PROMPT
Whenever a line contains the string "smem", copy it out of the entries.

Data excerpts
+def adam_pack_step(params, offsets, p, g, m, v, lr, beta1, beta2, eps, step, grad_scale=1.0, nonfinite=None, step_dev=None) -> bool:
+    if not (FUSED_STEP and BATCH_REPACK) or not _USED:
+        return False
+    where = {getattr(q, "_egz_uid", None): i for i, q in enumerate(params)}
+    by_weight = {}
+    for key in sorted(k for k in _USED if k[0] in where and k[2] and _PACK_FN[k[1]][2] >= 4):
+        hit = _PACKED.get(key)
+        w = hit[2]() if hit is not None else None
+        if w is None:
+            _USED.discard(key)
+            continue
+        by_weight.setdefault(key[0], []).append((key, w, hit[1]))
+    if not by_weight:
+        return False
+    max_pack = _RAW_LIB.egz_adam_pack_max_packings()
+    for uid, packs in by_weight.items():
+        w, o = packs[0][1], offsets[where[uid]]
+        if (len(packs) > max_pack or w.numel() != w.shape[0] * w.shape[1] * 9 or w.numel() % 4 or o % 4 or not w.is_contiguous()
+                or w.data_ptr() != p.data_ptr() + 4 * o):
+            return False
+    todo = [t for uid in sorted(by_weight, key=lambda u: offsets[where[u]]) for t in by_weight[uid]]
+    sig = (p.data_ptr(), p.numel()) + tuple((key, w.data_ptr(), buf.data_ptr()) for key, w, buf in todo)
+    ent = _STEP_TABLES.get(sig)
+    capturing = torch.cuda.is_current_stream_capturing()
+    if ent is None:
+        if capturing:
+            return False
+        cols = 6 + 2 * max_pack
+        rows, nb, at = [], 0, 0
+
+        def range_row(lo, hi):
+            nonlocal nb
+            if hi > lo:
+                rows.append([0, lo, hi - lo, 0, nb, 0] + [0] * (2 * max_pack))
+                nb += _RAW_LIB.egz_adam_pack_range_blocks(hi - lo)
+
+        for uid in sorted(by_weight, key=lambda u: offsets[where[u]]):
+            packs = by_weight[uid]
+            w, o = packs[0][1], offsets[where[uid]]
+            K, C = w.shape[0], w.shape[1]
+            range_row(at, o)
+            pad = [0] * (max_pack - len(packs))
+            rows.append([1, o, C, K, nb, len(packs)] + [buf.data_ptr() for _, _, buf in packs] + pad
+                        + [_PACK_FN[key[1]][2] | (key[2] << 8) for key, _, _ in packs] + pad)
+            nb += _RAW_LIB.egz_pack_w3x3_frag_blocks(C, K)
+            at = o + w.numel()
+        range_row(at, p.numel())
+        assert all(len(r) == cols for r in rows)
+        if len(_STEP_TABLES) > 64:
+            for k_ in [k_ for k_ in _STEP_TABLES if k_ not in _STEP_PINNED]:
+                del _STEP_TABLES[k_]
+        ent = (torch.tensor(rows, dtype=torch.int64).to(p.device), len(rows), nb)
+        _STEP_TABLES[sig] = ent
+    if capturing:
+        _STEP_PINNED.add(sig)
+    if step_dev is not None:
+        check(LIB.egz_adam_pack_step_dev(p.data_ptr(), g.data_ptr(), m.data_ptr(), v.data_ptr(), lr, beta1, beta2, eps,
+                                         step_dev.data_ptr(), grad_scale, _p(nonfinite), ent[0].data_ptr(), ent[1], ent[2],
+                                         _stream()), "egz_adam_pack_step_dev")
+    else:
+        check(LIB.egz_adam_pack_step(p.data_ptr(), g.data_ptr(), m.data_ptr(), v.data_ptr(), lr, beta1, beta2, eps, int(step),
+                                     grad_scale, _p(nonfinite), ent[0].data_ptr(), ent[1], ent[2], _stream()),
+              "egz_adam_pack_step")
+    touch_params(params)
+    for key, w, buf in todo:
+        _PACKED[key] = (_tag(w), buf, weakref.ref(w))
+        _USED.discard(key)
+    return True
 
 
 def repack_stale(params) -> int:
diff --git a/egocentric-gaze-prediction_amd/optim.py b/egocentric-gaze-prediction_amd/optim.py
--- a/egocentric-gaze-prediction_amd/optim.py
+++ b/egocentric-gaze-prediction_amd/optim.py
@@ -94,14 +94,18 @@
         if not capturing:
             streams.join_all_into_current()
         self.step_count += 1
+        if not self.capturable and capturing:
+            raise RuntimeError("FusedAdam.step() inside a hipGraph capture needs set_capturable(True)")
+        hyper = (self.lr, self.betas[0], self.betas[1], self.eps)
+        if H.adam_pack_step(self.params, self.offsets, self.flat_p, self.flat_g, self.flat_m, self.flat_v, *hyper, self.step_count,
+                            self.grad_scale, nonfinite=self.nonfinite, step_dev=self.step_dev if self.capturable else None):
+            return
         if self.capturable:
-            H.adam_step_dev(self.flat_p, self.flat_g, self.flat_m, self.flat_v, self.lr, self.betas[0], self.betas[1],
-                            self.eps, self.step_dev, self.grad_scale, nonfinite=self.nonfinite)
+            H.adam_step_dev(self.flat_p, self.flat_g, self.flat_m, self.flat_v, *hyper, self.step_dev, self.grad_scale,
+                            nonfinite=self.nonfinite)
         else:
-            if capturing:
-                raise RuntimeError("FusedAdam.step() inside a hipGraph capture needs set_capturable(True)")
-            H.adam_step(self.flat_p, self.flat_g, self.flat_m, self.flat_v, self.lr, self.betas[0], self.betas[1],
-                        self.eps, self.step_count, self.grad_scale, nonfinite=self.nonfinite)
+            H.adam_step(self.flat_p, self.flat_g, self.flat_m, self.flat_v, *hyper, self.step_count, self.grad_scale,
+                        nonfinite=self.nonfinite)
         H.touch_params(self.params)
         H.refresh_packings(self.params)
...
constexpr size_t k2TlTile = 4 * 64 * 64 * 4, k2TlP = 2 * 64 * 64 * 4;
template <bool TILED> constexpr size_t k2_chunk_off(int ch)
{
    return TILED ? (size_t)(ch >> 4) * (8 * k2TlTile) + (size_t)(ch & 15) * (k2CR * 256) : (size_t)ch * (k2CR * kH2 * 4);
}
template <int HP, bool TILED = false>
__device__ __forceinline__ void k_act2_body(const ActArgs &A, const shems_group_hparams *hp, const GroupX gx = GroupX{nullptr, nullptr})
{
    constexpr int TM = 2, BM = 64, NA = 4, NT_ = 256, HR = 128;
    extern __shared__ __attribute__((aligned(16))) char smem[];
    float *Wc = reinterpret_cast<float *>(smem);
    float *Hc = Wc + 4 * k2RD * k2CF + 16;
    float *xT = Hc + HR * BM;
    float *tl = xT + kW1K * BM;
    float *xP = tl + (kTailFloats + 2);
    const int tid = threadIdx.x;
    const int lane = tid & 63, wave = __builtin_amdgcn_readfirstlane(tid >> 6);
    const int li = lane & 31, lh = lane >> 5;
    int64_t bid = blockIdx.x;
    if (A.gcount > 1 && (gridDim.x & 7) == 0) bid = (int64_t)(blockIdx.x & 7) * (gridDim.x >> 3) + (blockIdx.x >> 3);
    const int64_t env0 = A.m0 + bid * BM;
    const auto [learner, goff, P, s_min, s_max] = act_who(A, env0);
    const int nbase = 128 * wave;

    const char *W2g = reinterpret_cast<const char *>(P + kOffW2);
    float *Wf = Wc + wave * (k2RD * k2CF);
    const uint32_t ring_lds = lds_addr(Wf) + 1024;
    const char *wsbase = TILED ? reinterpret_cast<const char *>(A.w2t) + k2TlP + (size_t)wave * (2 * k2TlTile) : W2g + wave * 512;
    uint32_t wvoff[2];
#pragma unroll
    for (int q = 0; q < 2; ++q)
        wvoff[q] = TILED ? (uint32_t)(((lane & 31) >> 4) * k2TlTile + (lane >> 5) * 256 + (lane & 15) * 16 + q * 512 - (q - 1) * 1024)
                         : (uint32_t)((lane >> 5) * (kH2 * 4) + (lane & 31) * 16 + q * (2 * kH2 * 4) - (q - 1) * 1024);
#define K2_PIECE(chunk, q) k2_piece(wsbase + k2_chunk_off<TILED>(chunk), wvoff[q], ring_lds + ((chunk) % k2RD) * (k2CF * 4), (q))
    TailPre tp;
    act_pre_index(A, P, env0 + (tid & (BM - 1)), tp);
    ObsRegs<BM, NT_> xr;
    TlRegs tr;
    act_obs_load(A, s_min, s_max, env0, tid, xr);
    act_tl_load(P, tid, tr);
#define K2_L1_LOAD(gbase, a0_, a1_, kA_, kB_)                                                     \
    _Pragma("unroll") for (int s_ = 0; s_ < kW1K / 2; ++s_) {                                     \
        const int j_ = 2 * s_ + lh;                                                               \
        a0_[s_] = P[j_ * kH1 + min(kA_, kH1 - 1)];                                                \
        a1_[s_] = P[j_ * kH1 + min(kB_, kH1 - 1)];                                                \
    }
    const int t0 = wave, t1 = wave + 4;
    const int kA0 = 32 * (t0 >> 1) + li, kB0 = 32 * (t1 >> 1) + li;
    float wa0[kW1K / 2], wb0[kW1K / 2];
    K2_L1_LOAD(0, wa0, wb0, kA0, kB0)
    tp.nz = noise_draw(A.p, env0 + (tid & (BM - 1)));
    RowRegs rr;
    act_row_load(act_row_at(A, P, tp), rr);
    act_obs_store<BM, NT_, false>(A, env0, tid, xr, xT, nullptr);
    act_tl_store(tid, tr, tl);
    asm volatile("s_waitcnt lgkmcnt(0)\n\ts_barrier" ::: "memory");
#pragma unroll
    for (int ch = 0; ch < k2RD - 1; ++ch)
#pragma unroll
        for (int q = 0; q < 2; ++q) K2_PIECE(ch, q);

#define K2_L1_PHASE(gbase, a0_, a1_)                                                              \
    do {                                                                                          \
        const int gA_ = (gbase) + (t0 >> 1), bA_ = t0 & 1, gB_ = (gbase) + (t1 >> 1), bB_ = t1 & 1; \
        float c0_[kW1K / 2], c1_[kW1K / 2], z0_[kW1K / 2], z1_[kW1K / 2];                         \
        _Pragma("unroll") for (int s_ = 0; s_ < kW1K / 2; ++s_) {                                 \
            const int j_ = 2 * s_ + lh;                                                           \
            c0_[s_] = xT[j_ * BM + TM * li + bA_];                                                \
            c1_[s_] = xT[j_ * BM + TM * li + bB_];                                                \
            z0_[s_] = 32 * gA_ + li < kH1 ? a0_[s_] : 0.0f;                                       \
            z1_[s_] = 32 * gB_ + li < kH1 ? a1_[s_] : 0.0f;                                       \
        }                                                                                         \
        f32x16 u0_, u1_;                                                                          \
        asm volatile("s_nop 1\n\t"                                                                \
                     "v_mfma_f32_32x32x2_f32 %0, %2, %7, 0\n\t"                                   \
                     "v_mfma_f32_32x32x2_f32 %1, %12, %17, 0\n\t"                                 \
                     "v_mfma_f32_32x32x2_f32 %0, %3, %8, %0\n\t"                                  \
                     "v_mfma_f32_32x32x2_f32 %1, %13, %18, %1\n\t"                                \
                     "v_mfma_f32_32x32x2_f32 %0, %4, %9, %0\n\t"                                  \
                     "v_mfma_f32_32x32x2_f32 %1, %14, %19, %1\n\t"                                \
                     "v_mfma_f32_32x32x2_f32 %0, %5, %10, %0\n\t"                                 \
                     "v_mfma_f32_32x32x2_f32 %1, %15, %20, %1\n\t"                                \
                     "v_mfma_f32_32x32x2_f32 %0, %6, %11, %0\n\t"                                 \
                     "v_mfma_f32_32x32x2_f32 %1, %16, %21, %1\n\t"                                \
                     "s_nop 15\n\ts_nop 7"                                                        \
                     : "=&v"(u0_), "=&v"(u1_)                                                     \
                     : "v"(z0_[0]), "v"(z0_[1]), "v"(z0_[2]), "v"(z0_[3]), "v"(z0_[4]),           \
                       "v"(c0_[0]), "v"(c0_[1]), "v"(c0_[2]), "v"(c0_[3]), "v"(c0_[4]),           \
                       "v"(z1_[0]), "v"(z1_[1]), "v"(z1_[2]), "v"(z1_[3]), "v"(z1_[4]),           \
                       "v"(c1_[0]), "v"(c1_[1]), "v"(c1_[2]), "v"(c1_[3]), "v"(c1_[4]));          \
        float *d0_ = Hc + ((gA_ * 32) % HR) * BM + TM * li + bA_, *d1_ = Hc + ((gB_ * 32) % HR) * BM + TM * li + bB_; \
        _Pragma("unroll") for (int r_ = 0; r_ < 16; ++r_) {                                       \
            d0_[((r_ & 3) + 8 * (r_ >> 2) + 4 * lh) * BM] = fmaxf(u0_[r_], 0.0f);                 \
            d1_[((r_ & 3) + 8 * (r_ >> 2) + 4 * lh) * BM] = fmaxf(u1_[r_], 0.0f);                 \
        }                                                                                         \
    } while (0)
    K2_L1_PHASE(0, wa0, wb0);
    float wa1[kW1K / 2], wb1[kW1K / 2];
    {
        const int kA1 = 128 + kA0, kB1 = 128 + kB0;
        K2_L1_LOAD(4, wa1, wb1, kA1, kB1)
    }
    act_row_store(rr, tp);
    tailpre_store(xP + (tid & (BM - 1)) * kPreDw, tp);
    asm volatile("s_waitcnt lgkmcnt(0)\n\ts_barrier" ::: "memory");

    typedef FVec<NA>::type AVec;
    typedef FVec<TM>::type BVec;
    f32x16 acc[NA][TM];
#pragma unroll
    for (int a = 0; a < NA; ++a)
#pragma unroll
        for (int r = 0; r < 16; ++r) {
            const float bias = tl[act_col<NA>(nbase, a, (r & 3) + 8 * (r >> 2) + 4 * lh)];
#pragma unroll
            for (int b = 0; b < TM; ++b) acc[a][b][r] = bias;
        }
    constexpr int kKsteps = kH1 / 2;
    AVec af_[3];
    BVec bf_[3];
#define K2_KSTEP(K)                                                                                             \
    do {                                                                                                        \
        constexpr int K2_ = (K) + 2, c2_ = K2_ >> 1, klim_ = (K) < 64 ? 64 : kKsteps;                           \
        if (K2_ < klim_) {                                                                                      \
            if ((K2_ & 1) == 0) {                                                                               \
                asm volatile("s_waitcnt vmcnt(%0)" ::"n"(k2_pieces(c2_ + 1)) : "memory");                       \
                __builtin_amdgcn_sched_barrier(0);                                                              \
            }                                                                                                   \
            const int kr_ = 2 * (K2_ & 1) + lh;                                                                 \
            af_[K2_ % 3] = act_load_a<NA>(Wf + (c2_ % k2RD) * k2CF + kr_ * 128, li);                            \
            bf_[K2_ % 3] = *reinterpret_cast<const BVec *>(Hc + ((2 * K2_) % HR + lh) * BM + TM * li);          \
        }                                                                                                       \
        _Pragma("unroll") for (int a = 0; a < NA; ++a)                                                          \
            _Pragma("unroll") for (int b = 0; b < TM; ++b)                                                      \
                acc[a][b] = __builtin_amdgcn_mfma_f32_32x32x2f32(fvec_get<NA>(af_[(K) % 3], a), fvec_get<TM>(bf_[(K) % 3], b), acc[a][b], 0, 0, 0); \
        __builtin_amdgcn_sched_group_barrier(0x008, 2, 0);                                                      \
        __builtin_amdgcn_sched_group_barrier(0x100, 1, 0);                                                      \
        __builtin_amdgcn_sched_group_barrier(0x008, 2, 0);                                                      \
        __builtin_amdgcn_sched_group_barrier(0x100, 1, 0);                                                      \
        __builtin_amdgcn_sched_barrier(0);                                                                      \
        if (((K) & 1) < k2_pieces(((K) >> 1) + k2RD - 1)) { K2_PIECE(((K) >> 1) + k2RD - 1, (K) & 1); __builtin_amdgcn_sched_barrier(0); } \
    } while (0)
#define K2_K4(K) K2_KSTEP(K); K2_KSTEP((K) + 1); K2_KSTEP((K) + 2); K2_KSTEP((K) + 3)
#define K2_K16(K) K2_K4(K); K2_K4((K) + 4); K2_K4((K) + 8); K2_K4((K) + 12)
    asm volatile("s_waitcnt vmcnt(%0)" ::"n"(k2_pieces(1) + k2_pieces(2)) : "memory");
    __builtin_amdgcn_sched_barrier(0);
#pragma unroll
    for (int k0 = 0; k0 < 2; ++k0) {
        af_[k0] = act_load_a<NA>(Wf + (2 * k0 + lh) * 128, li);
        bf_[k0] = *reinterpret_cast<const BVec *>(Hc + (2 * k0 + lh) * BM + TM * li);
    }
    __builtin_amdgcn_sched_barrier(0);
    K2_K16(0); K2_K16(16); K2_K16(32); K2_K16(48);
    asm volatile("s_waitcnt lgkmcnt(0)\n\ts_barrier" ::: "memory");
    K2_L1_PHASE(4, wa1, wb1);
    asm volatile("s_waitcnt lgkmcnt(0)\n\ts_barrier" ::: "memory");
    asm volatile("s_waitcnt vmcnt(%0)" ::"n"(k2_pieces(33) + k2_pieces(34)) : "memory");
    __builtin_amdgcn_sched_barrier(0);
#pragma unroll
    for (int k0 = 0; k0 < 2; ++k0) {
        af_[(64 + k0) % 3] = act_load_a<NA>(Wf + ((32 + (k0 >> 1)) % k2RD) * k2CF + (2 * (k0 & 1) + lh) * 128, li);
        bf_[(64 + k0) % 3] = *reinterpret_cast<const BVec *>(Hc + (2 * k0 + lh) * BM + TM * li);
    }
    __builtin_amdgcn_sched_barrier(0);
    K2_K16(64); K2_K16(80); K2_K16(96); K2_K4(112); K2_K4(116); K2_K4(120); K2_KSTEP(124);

ANSWER
    extern __shared__ __attribute__((aligned(16))) char smem[];
    float *Wc = reinterpret_cast<float *>(smem);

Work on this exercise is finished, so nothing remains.